Il talento di Mr. Ripley, limpidezza, innocenza e brutalità in unico soggetto – Lyceum
domenica, 19 agosto 2018
Home > Cultura > Cinema > Il talento di Mr. Ripley, limpidezza, innocenza e brutalità in unico soggetto

Il talento di Mr. Ripley, limpidezza, innocenza e brutalità in unico soggetto

Il talento di Mr Ripley venne diretto da Anthony Minghella, ed è tratto dall’omonimo romanzo di Patricia Highsmith. Il film racconta la vicenda di Tom Ripley (Matt Damon), uno studente della classe media che ama imitare conoscenti e celebrità. Un comportamento innocuo e allegro, eccessivamente fiducioso o perfino sprovveduto, un mix di inesperienza e semplicità caratterizzano Tom, all’apparenza. Un giorno sostituisce un amico a una cerimonia, qui fingendosi uno studente di Princeton, inncotra Mr Greenlaf ricco imprenditore; quest’ultimo offre a Tom 1000 dollari per convincere il figlio Dickie (Jude Law), di cui Tom si finge amico e compagno di università, a tornare dall’Italia, dove ha deciso di vivere a spese del padre insieme alla fidanzata Margie. Tom accetta e con la sua personalità ingenua e amabile riesce a conquistare Dickie e Margie (Gwyneth Paltrow), all’oscuro della sua vera identità. I due trascorrono una serena estate a Ischia, immersi nelle tradizione locali e in compagnia di amici del luogo.

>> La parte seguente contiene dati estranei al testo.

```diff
@@ -460,22 +517,14 @@
     };
     read_t(soff + C::TILE);
     bf16x8 pb[2], dsb[2];
-    const int q0 = t * 32 + 4 * h;
-    const bool ragged = t * 32 + 32 > p.Sq;
 #pragma unroll
     for (int g = 0; g < 4; ++g)
 #pragma unroll
       for (int j = 0; j < 4; ++j) {
         const int r = 4 * g + j;
-        const float rmax = smax[g][j];
-        const float m2 = rmax * LOG2E;
-        float invl = __builtin_amdgcn_rcpf(ssum[g][j]);
-        if (ragged && q0 + 8 * g + j >= p.Sq) invl = 0.f;
-        const float e = __builtin_amdgcn_exp2f(fmaf(s_acc[r], c_log2, -m2));
-        const float pr = keep ? e * invl : (rmax == NEG_MASK ? invl : 0.f);
-        const float dsv = keep ? pr * (dp_acc[r] - sdel[g][j]) * p.scale : 0.f;
+        const float pr = __builtin_amdgcn_exp2f(fmaf(s_acc[r], c_log2, cr[g][j]));
         pb[r >> 3][r & 7] = (bf16_t)pr;
-        dsb[r >> 3][r & 7] = (bf16_t)dsv;
+        dsb[r >> 3][r & 7] = (bf16_t)(pr * dp_acc[r] * key_scale);
       }
     asm volatile("s_waitcnt lgkmcnt(0)"
                  : "+v"(tf[0][0]), "+v"(tf[0][1]), "+v"(tf[1][0]), "+v"(tf[1][1]), "+v"(tf[2][0]), "+v"(tf[2][1]), "+v"(tf[3][0]), "+v"(tf[3][1]));
@@ -493,14 +542,7 @@
       constexpr int I = decltype(i_)::value;
       o[I / 2] = __builtin_amdgcn_mfma_f32_32x32x16_bf16(tf[I / 2][I % 2], dsb[I % 2], o[I / 2], 0, 0, 0);
     });
-    if (more && NS > 2) {
-      if (wave3) asm volatile("s_waitcnt vmcnt(%0)" ::"n"((NS - 2) * (PT - 1)) : "memory");
-      else asm volatile("s_waitcnt vmcnt(%0)" ::"n"((NS - 2) * PT) : "memory");
-    } else {
-      asm volatile("s_waitcnt vmcnt(0)" ::: "memory");
-    }
-    __builtin_amdgcn_s_barrier();
-    asm volatile("" ::: "memory");
+    publish(more);
   }
   asm volatile("s_waitcnt vmcnt(0) lgkmcnt(0)" ::: "memory");
   __builtin_amdgcn_s_barrier();
diff --git a/bmhrl_amd/functional.py b/bmhrl_amd/functional.py
--- a/bmhrl_amd/functional.py
+++ b/bmhrl_amd/functional.py
@@ -790,7 +790,8 @@
         delta = None
         if flash:
             delta = torch.empty(B, H, L, device=dev)
-            ops.attn_delta(dCx, H * dmp, Cx, H * dmp, delta, B, H, L, dmp)
+            if not FUSED_ATTN_BWD:
+                ops.attn_delta(dCx, H * dmp, Cx, H * dmp, delta, B, H, L, dmp)
         dQp = zeros(rows, H * dmp, dtype=_BF16, device=dev)
         dmem = None
         dxn = None
@@ -803,8 +804,8 @@
                 target = dmem
             else:
                 target = None
-            ops.attention_shared128_bwd(Qp, memb, dCx, stats[0], stats[1], delta, m8, msb, dQp, target, False, B, H, L, Sk,
-                                        scale, H * dmp, dmp, H * dmp, H * dmp, lddx=dm)
+            ops.attention_shared128_bwd_ctx(Qp, memb, dCx, Cx, stats[0], stats[1], delta, m8, msb, dQp, target, False, B, H, L,
+                                            Sk, scale, H * dmp, dmp, H * dmp, H * dmp, H * dmp, lddx=dm)
         else:
             dS = _padded_bf16(B * L * H, Sk, dev).view(B, L, H, Skp)
             pstr = (L * H * Skp, Skp)
diff --git a/bmhrl_amd/ops.py b/bmhrl_amd/ops.py
--- a/bmhrl_amd/ops.py
+++ b/bmhrl_amd/ops.py
@@ -233,6 +233,15 @@
             lddx, int(bool(accumulate_dx)), ws, B, H, Sq, Sk, scale)
 
 
+def attention_shared128_bwd_ctx(Qp, X, dCx, Cx, row_max, row_sum, delta, mask, mask_sb, dQp, dX, accumulate_dx, B, H, Sq, Sk, scale,
+                                ldq, ldx, lddo, ldcx, lddq, lddx=128):
+    ws = None
+    if dX is not None:
+        ws = torch.empty(int(_query("bmhrl_attention_shared128_bwd_workspace", B, H, Sk)), device=Qp.device)
+    _launch("bmhrl_attention_shared128_bwd_ctx", Qp, ldq, X, ldx, dCx, lddo, Cx, ldcx, row_max, row_sum, delta, mask, mask_sb, dQp,
+            lddq, dX, lddx, int(bool(accumulate_dx)), ws, B, H, Sq, Sk, scale)
+
+
 def softmax_bwd_rows(P, ldp, dP, lddp, dS, ldds, rows, cols, scale, mask=None, mask_sb=0, mask_sq=0, rows_per_query=1, queries=1,
                      rows_per_group=0, group_stride=0, p_off=0, ds_off=0):
     _launch("bmhrl_softmax_bwd_rows", _at(P, p_off), ldp, dP, lddp, _at(dS, ds_off), ldds, rows, cols, scale, mask, mask_sb,
diff --git a/include/bmhrl_hip.h b/include/bmhrl_hip.h
--- a/include/bmhrl_hip.h
+++ b/include/bmhrl_hip.h
@@ -73,6 +73,11 @@
                                   int64_t mask_sb, void* dQp, int64_t lddq, float* dX, int64_t lddx, int32_t accumulate_dx,
                                   float* workspace, int32_t B, int32_t H, int32_t Sq, int32_t Sk, float scale,
                                   bmhrl_stream_t stream);
+int bmhrl_attention_shared128_bwd_ctx(const void* Qp, int64_t ldq, const void* X, int64_t ldx, const void* dCx, int64_t lddo,
+                                      const void* Cx, int64_t ldcx, const float* row_max, const float* row_sum, float* delta,
+                                      const uint8_t* mask, int64_t mask_sb, void* dQp, int64_t lddq, float* dX, int64_t lddx,
+                                      int32_t accumulate_dx, float* workspace, int32_t B, int32_t H, int32_t Sq, int32_t Sk,
+                                      float scale, bmhrl_stream_t stream);
 
 int bmhrl_attention_max_keys(void);
 
```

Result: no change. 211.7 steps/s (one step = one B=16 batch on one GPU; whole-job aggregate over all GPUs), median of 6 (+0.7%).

                                                            

Tutto procede per il meglio fino a quando Tom non uccide Dickie, ruba la sua identità, e uccide Freddy, amico di Dicky e Peter, il musicista di cui si innamora. Ripley si dimostra un personaggio oscuro, turbato nell’intimo dal bisogno di conquistare e affascinare a ogni costo, è per questo che dopo una lite si scaglia contro Dickie, il quale gli aveva espressamente chiesto di non rimanere un giorno in più in casa loro, avendo scoperto in Ripley qualcosa di profondamente sbagliato.

                                                          

Dickie, un ragazzo ricco ed educato in maniera troppo permissiva e indulgente, ha una prorompente necessità di avventure, si abbandono al ritmo di impulsi e sensazione, compiacendosi delle situazioni singolari in cui si ritrova. Il suo personaggio ha sempre vissuto nel benessere e si mostra delle volte sprezzante e insolente, assolutamente non curante dei sentimenti altrui, lo stereotipo rigido di chi ha provato tutto senza conoscere nulla. Dopo la scoperta delle tendenze omosessuali di Tom, Dickie è perplesso e turbato, lo invita a partire, annunciandogli l’imminente matrimonio con Margie. Quest’ultima è una ragazza schietta e onesta, quando a Roma intuisce i delitti di Tom, atterrita lo denuncia alla polizia, ma in mancanza di prove, le viene ordinato di fare ritorno a Ischia.

 

             

Ripley non nutre alcun rimorso per gli omicidi e per quanto questo possa dare l’idea di una figura spietata, estranea a sentimenti di umanità, Tom mantiene un atteggiamento garbato e gentile con chiunque incontri, un’aria cordiale e mansueta. Il primo omicidio potrebbe sembrare un’azione spropositata inseguito a un litigio, frustrazione e delusione amorosa lo spingono a reagire in maniera violenta; nonostante ciò, in seguito al primo delitto Ripley ostenta un umore spensierato anche nel privato, non è tormentato dalla consapevolezza del male commesso.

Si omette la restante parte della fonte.